For years, the NRA and its allies had tried to get the court to say more about gun rights, even as mass shootings may have caused the justices to shy away from taking on new disputes over gun limits.
The lawsuit in New York began as a challenge to the city’s prohibition on carrying a licensed, locked, and unloaded handgun outside the city limits, either to a shooting range or a second home.
Lower courts upheld the regulation, but the Supreme Court’s decision in January to step into the case signaled a revived interest in gun rights.
Officials at both the city and state level scrambled to find a way to remove the case from the justices’ grasp. Not only did the city change its regulation to allow licensed gun owners to transport their weapons to locations outside New York’s five boroughs, but the state enacted a law barring cities from imposing the challenged restrictions.
“There is no case or controversy because New York City has repealed the ordinance and the New York state Legislature has acted to make sure it remains repealed,” said Jonathan Lowy, chief counsel and vice president of the gun control group Brady’s legal action project.
But those moves failed to get the court to dismiss the case.
The city does contend that what it calls its “former rule” did not violate the Constitution. But that would seem to be a tough sell given the court’s makeup, with Gorsuch and, in particular, Kavanaugh on the court.
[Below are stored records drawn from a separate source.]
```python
class SeanetConvDesc(C.Structure):
    _fields_ = [('x', vp), ('wimg', vp), ('bias', fp), ('add', vp), ('y', vp),
                ('B', i32), ('Tin', i32), ('Cin', i32), ('Tq', i32), ('M', i32), ('K', i32), ('stride', i32), ('dil', i32), ('pad', i32),
                ('reflect', i32), ('ksteps', i32), ('R', i32), ('P', i32), ('Tout', i32), ('Cout', i32), ('act', i32), ('in_slope', C.c_float)]


class SeanetResDesc(C.Structure):
    _fields_ = [('x', vp), ('w1', vp), ('w2s', vp), ('b1', fp), ('b2s', fp), ('add', vp), ('y', vp),
                ('B', i32), ('T', i32), ('C', i32), ('d', i32), ('ks1', i32), ('ks2', i32), ('slope', C.c_float)]


DCONV_MAX_DEPTH = 4


class DconvLayer(C.Structure):
    _fields_ = [('w1', vp), ('w2', vp), ('consts', fp), ('snake_a', fp),
                ('dilation', i32), ('norm1', i32), ('norm2', i32), ('reserved', i32)]


class DconvDesc(C.Structure):
    _fields_ = [('x', vp), ('y', vp), ('R', i32), ('T', i32), ('C', i32), ('hidden', i32), ('depth', i32), ('act', i32),
                ('F', i32), ('eps', C.c_float), ('layer', DconvLayer * DCONV_MAX_DEPTH)]


class DconvRewriteDesc(C.Structure):
    _fields_ = [('dconv', DconvDesc), ('rw_w', vp), ('rw_bias', fp), ('post_add', fp),
                ('dst', vp), ('d_b', i64), ('d_f', i64), ('d_t', i64)]


_PROTOS = {
    'aero_version': (C.c_char_p, []),
    'aero_last_error': (C.c_char_p, []),
    'aero_last_kernel_name': (C.c_char_p, []),
    'aero_stft_fwd': (i32, [fp, i32, i32, i32, i32, i32, fp, i32, fp, i32, dp, i32, vp]),
    'aero_stft_dft_table_bytes': (i64, [i32]),
    'aero_stft_dft_table': (i32, [fp, i32, i32, vp, vp]),
    'aero_stft_dft_fwd': (i32, [fp, i32, i32, i32, i32, i32, i32, vp, fp, i32, dp, i32, vp]),
    'aero_stft_dft_norm_fwd': (i32, [fp, i32, i32, i32, i32, i32, i32, vp, i32, dp, i32, vp, fp, vp]),
    'aero_spec_normalize': (i32, [fp, i32, i64, dp, vp, fp, vp]),
    'aero_istft_fwd': (i32, [fp, i32, i32, i32, i32, i32, fp, fp, fp, i32, vp]),
    'aero_istft_pitch': (i32, [i32, i32, i32, C.POINTER(i32), C.POINTER(i32)]),
    'aero_istft_pitched_fwd': (i32, [fp, i32, i32, i32, i32, i32, i32, i32, fp, fp, fp, i32, vp]),
    'aero_conv_fwd': (i32, [C.POINTER(ConvDesc), vp]),
    'aero_split_finish': (i32, [fp, i32, fp, i32, vp, i64, i32, vp]),
    'aero_adam_step': (i32, [fp, fp, fp, fp, i64, C.c_float, C.c_float, C.c_float, C.c_float, i32, C.c_float, vp]),
    'aero_adam_step_dev': (i32, [fp, fp, fp, fp, i64, C.c_float, C.c_float, C.c_float, C.c_float, fp, C.c_float, vp]),
    'aero_conv_wgrad': (i32, [C.POINTER(WgradDesc), vp]),
    'aero_conv_wgrad_chunks': (i32, [i32, i32, i32, i32, i32]),
    'aero_norm_bwd_reduce': (i32, [C.POINTER(NormBwdDesc), vp]),
    'aero_norm_bwd_apply': (i32, [C.POINTER(NormBwdDesc), vp]),
    'aero_istft_bwd_prep': (i32, [fp, fp, fp, i32, i32, i32, i32, i32, vp]),
    'aero_istft_bwd_pack': (i32, [fp, fp, i32, i32, i32, i32, i32, vp]),
    'aero_conv_tile_m': (i32, [i32]),
    'aero_conv_ring_bm': (i32, [i32, i32]),
    'aero_convtr_tail_finish': (i32, [fp, fp, fp, fp, fp, fp, i32, i32, i32, i32, i32, vp]),
    'aero_convtr_tail_finish_pitched': (i32, [fp, fp, fp, fp, fp, fp, i32, i32, i32, i32, i32, i32, i32, vp]),
    'aero_conv_kernel_name': (i32, [C.POINTER(ConvDesc), C.c_char_p, i32]),
    'aero_norm_stats': (i32, [C.POINTER(NormDesc), vp]),
    'aero_norm_apply': (i32, [C.POINTER(NormDesc), vp]),
    'aero_gram_stats': (i32, [C.POINTER(GramDesc), vp]),
    'aero_lstm_fwd': (i32, [C.POINTER(LstmDesc), vp]),
    'aero_lstm_geometry': (i32, [i32, C.POINTER(i32), C.POINTER(i32)]),
    'aero_lstm_geometry_in': (i32, [i32, i32, C.POINTER(i32)]),
    'aero_localstate_fwd': (i32, [C.POINTER(AttnDesc), vp]),
    'aero_freqfc_fwd': (i32, [C.POINTER(FreqFcDesc), vp]),
    'aero_ftb_first_fwd': (i32, [C.POINTER(FtbFirstDesc), vp]),
    'aero_enc0_fwd': (i32, [C.POINTER(Enc0Desc), vp]),
    'aero_dconv_row_fwd': (i32, [C.POINTER(DconvDesc), vp]),
    'aero_dconv_row_fits': (i32, [i32, i32, i32, i32]),
    'aero_dconv_row_rewrite_fwd': (i32, [C.POINTER(DconvRewriteDesc), vp]),
    'aero_dconv_row_rewrite_fits': (i32, [i32, i32, i32, i32]),
    'aero_lstm_bwd': (i32, [C.POINTER(LstmBwdDesc), vp]),
    'aero_lstm_bwd_k4p': (i32, [i32]),
    'aero_localstate_bwd': (i32, [C.POINTER(AttnBwdDesc), vp]),
    'aero_freqfc_wgrad': (i32, [vp, vp, vp, fp, fp, i32, i32, i32, i32, i32, vp]),
    'aero_ftb_gate_bwd': (i32, [vp, vp, vp, vp, vp, vp, i32, i32, i32, i32, vp]),
    'aero_sum_bt': (i32, [vp, fp, i32, i32, i32, i32, C.c_float, vp]),
    'aero_frames_op': (i32, [vp, vp, i32, i32, i32, i32, i32, i32, i32, vp]),
    'aero_stft_loss_sums': (i32, [fp, fp, i64, C.c_float, dp, i32, dp, vp]),
    'aero_stft_loss_bwd': (i32, [fp, fp, i64, C.c_float, dp, C.c_float, C.c_float, fp, fp, vp]),
    'aero_irfft_frames': (i32, [fp, i32, i32, i32, i32, fp, fp, vp]),
    'aero_stft_adj_fold': (i32, [fp, fp, i32, i32, i32, i32, i32, i32, vp]),
    'aero_add_f16': (i32, [vp, vp, vp, i64, C.c_float, vp]),
    'aero_scale_cast': (i32, [fp, i32, i64, fp, vp, C.c_float, vp, fp, vp]),
    'aero_scale_f32': (i32, [fp, i64, fp, vp]),
    'aero_gather_pack': (i32, [vp, vp, i32, vp, vp, i64, i32, vp]),
    'aero_debug_probe': (i32, [vp, i32, i32, i32, vp, vp]),
    'aero_bn_running_update': (i32, [dp, i32, C.c_double, C.c_float, fp, fp, vp, vp]),
    'aero_gconv1d_mfma_ok': (i32, [i32, i32, i32, i32, i32, i32, i32]),
    'aero_weightnorm_fwd': (i32, [fp, fp, fp, i32, i32, vp]),
    'aero_weightnorm_bwd': (i32, [fp, i64, i64, i64, fp, fp, fp, fp, fp, fp, fp, fp, i32, i32, i32, i32, vp]),
    'aero_gconv1d_wgrad_slabs': (i32, [i32, i32, i32, i32, i32, i32, i32, i32, i32]),
    'aero_rescale_f16': (i32, [vp, fp, vp, fp, i64, vp, C.c_float, vp, fp, vp]),
    'aero_gconv1d_fwd': (i32, [C.POINTER(GconvDesc), vp]),
    'aero_pw_fwd': (i32, [C.POINTER(PwDesc), vp]),
    'aero_comm_unique_id': (i32, [vp]),
    'aero_comm_init': (i32, [i32, i32, vp, C.POINTER(vp)]),
    'aero_allreduce_f32': (i32, [vp, fp, i64, vp]),
    'aero_allgather': (i32, [vp, vp, vp, i64, vp]),
    'aero_comm_destroy': (i32, [vp]),
    'aero_stream_create': (i32, [i32, C.POINTER(C.c_uint32), i32, C.POINTER(vp)]),
    'aero_stream_destroy': (i32, [vp]),
    'aero_pw_rows': (i32, [i32, i32]),
    'aero_pw_ksteps': (i32, [i32]),
# ... 78 lines not shown
```

aero_amd/csrc/aero_hip.hip:

```cpp
#include "aero_common.h"
#ifdef AERO_PART
#define AERO_IN(p) (AERO_PART == (p))
#else
#define AERO_IN(p) 1
#endif
#if AERO_IN(0)
#include "k_attn.h"
#include "k_lstm.h"
#include "k_norm.h"
#include "k_gram.h"
#include "k_optim.h"
#endif
#if AERO_IN(1)
#include "k_stft.h"
#include "k_train.h"
#endif
#if AERO_IN(2)
#include "k_conv.h"
#endif
#if AERO_IN(6)
#include "k_conv_ring.h"
#endif
#if AERO_IN(7)
#include "k_pw.h"
// ... 414 lines not shown
int aero_split_finish(const float* acc, int32_t nsplit, const float* bias, int32_t act, void* dst, int64_t npos, int32_t M, void* stream) {
    const char* err = "";
    int rc = aero_split_finish_launch(acc, nsplit, bias, act, dst, npos, M, (hipStream_t)stream, &err);
    return aero_finish(rc, err);
}

#endif

#if AERO_IN(3)

int aero_freqfc_fwd(const aero_freqfc_desc* d, void* stream) {
    const char* err = "";
    int rc = aero_freqfc_launch(d, (hipStream_t)stream, &err);
    return aero_finish(rc, err);
}

int aero_dconv_row_fwd(const aero_dconv_desc* d, void* stream) {
    const char* err = "";
    int rc = aero_dconv_launch(d, nullptr, (hipStream_t)stream, &err);
    return aero_finish(rc, err);
}

int aero_dconv_row_fits(int T, int C, int hidden, int max_dilation) { return aero_dconv_row_fits_impl(T, C, hidden, max_dilation); }

int aero_dconv_row_rewrite_fwd(const aero_dconv_rewrite_desc* d, void* stream) {
    const char* err = "";
    if (!d) return aero_fail(AERO_ERR_ARG, "dconv rewrite: null descriptor");
    int rc = aero_dconv_launch(&d->dconv, d, (hipStream_t)stream, &err);
    return aero_finish(rc, err);
}

int aero_dconv_row_rewrite_fits(int T, int C, int hidden, int max_dilation) { return aero_dconv_row_fits_impl(T, C, hidden, max_dilation, true); }

int aero_enc0_fwd(const aero_enc0_desc* d, void* stream) {
    const char* err = "";
    int rc = aero_enc0_launch(d, (hipStream_t)stream, &err);
    return aero_finish(rc, err);
}

int aero_ftb_first_fwd(const aero_ftb_first_desc* d, void* stream) {
    const char* err = "";
    int rc = aero_ftb_first_launch(d, (hipStream_t)stream, &err);
    return aero_finish(rc, err);
}
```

Kavanaugh voted in dissent when his federal appeals court upheld the District of Columbia’s ban on semi-automatic rifles.
“Gun bans and gun regulations that are not longstanding or sufficiently rooted in text, history, and tradition are not consistent with the Second Amendment individual right,” Kavanaugh wrote in 2011.
Gun-control advocates worry that the court could adopt Kavanaugh’s legal rationale, potentially putting at risk regulations about who can carry guns in public, limits on large-capacity ammunition magazines and perhaps even restrictions on gun ownership by convicted criminals, including people convicted of domestic violence.
“This approach to the Second Amendment would treat gun rights as an absolute right, frozen in history, and not subject to any restrictions as public safety demands,” said Hannah Shearer, litigation director at the Giffords Law Center to Prevent Gun Violence.
Reflecting the possible high stakes, more than three dozen supporting legal briefs have been filed. The Trump administration, 25 mainly Republican states, and 120 members of the House of Representatives are on the side of the gun owners.
A dozen Democratic-led states, 139 House lawmakers, and five Democratic senators are among the city’s backers.
A decision is expected by late June.